• ASSIGNED TASK: Check each line of the material for the string "kHaloTH", and copy the lines that have it.

── DATA FOR ANALYSIS ──

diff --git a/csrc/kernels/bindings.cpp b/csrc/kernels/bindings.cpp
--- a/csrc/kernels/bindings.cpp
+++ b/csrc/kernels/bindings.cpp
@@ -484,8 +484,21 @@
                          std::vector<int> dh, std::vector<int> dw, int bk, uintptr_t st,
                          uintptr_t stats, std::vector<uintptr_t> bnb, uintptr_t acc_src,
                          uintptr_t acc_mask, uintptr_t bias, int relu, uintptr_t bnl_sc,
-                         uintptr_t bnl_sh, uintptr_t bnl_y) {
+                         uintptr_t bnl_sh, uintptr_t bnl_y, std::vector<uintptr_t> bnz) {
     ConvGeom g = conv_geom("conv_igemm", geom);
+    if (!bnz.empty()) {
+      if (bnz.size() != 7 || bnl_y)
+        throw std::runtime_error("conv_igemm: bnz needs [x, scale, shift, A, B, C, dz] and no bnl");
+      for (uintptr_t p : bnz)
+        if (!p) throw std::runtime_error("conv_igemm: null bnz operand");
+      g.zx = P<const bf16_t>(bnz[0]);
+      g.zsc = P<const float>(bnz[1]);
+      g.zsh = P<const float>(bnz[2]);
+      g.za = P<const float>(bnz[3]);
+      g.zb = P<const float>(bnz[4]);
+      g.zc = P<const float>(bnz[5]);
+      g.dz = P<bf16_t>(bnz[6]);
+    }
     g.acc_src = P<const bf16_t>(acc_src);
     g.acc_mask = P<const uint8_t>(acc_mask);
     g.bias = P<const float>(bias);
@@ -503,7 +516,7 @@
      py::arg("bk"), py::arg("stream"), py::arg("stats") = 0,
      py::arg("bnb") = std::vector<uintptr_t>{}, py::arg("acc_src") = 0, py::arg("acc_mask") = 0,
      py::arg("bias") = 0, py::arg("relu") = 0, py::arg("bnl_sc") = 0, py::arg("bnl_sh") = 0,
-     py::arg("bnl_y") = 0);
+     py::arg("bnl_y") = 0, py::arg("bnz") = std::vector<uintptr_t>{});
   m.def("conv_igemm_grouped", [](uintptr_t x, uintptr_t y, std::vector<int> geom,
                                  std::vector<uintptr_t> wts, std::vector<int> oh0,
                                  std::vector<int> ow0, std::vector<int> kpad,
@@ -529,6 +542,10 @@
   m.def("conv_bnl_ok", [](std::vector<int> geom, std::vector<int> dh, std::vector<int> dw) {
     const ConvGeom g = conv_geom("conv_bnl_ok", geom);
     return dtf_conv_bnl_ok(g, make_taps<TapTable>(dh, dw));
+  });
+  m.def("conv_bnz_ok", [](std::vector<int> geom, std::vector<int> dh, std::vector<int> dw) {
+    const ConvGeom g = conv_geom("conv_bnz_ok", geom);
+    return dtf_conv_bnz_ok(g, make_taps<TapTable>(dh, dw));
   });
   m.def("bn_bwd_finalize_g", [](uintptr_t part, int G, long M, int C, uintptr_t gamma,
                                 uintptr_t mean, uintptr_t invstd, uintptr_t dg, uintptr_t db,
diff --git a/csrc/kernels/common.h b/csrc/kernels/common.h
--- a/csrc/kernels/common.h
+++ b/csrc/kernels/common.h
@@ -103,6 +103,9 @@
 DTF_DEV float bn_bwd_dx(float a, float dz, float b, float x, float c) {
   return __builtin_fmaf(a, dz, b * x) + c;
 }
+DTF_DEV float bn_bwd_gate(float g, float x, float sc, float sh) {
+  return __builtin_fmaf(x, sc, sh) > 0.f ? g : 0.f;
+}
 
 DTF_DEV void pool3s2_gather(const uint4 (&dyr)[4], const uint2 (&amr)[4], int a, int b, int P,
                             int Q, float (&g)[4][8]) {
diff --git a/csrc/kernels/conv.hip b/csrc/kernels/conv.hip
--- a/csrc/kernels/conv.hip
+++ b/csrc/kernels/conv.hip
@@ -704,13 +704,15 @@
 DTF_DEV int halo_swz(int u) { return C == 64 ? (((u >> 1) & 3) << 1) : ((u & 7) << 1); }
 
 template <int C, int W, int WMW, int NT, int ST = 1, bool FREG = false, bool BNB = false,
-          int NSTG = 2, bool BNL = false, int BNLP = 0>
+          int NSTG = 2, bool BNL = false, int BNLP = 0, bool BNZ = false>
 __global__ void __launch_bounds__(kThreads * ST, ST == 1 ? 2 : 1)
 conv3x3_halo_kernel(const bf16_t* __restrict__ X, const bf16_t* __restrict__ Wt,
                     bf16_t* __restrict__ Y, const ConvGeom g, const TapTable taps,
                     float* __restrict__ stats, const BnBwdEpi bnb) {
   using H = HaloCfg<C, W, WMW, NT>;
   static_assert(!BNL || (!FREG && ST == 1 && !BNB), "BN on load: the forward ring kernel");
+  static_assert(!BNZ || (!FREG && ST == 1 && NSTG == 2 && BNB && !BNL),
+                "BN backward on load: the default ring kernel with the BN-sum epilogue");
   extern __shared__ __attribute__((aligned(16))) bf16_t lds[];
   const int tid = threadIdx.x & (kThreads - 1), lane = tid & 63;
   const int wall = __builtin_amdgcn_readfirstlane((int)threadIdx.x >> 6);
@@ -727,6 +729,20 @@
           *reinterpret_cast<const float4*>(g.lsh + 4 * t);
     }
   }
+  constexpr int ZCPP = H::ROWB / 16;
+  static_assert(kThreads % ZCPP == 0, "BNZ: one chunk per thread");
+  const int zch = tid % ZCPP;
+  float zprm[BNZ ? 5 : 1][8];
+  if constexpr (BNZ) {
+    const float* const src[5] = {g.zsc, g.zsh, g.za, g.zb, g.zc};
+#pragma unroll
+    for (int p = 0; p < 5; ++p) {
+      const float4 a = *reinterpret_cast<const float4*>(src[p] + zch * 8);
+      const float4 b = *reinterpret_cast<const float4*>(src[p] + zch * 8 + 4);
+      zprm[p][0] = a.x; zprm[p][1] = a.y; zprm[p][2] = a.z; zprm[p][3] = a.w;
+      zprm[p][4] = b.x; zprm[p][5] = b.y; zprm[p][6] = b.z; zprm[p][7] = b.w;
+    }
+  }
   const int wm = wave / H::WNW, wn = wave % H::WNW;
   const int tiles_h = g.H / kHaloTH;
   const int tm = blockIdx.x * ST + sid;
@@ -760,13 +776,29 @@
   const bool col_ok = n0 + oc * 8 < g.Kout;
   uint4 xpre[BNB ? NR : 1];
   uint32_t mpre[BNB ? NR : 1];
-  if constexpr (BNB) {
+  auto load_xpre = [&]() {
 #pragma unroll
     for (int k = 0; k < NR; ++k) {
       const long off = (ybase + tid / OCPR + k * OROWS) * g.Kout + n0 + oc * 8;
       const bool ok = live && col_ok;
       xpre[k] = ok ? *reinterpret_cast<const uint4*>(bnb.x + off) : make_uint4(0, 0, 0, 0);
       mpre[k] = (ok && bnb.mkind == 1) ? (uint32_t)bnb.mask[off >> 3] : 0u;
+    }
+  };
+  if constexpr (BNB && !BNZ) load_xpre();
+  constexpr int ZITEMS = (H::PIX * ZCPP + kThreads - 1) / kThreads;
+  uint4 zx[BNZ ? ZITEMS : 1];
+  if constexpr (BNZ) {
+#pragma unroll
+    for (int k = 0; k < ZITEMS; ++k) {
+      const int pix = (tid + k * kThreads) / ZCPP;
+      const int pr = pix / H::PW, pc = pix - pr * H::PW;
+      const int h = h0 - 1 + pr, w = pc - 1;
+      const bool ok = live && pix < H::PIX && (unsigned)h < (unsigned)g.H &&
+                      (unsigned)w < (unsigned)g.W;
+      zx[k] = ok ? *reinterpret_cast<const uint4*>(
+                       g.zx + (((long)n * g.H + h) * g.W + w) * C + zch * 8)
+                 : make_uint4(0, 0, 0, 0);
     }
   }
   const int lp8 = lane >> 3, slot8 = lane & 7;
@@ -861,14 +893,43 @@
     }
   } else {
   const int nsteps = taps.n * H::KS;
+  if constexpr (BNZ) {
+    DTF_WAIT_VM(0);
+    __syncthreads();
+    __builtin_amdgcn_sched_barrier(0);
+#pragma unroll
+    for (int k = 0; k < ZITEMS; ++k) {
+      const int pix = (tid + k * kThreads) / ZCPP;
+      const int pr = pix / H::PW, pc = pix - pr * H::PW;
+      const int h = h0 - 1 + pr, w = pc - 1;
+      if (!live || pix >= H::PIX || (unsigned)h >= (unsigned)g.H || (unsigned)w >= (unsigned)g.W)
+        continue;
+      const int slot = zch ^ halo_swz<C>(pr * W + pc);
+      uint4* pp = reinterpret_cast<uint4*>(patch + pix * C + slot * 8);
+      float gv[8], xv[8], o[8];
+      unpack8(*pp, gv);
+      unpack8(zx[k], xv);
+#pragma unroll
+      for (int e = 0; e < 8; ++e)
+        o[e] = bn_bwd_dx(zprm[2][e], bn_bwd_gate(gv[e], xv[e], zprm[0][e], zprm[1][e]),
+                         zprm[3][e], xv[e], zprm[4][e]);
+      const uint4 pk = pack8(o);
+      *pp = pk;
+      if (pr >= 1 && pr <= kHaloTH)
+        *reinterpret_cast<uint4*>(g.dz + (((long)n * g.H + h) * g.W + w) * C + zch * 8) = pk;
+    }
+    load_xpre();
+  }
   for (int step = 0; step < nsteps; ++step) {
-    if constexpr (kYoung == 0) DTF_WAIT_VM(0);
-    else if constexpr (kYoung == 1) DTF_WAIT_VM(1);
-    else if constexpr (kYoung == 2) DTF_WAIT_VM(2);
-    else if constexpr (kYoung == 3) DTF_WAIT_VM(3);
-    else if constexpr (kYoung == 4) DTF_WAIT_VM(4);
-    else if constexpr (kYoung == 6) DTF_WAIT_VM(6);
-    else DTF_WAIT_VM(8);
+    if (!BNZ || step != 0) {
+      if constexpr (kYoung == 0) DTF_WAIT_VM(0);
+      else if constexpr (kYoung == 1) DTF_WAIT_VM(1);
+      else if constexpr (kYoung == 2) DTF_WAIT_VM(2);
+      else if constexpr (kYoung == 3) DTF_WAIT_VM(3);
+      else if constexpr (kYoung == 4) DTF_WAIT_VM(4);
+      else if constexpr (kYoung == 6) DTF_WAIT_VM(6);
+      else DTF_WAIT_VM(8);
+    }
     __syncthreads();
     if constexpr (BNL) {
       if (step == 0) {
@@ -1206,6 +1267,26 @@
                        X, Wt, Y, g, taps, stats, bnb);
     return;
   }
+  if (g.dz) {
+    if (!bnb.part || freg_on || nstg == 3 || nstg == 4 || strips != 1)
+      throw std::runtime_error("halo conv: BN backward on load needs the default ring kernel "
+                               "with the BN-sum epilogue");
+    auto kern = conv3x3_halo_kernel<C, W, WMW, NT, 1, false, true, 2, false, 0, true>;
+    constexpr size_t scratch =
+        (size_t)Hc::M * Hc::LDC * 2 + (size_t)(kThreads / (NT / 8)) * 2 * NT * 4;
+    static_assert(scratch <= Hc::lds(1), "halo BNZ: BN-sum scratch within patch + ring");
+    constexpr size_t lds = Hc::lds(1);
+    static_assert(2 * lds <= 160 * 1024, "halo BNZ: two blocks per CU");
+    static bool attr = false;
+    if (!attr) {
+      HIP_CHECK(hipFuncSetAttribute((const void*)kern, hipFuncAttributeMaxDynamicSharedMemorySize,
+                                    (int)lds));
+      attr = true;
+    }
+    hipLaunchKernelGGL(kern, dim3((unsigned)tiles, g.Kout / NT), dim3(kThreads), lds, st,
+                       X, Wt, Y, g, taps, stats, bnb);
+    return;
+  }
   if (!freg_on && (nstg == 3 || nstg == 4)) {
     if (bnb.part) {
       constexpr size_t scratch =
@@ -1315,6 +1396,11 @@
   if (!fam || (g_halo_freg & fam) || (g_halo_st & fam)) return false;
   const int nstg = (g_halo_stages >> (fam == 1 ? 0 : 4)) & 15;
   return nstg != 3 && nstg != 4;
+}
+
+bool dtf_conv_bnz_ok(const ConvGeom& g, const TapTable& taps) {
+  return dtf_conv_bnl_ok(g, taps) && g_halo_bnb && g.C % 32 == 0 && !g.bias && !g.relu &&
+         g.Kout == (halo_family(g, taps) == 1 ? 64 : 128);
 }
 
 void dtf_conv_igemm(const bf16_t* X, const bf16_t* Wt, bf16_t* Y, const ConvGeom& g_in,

───

• REPLY TO THE EXERCISE:
   const int tiles_h = g.H / kHaloTH;
+      if (pr >= 1 && pr <= kHaloTH)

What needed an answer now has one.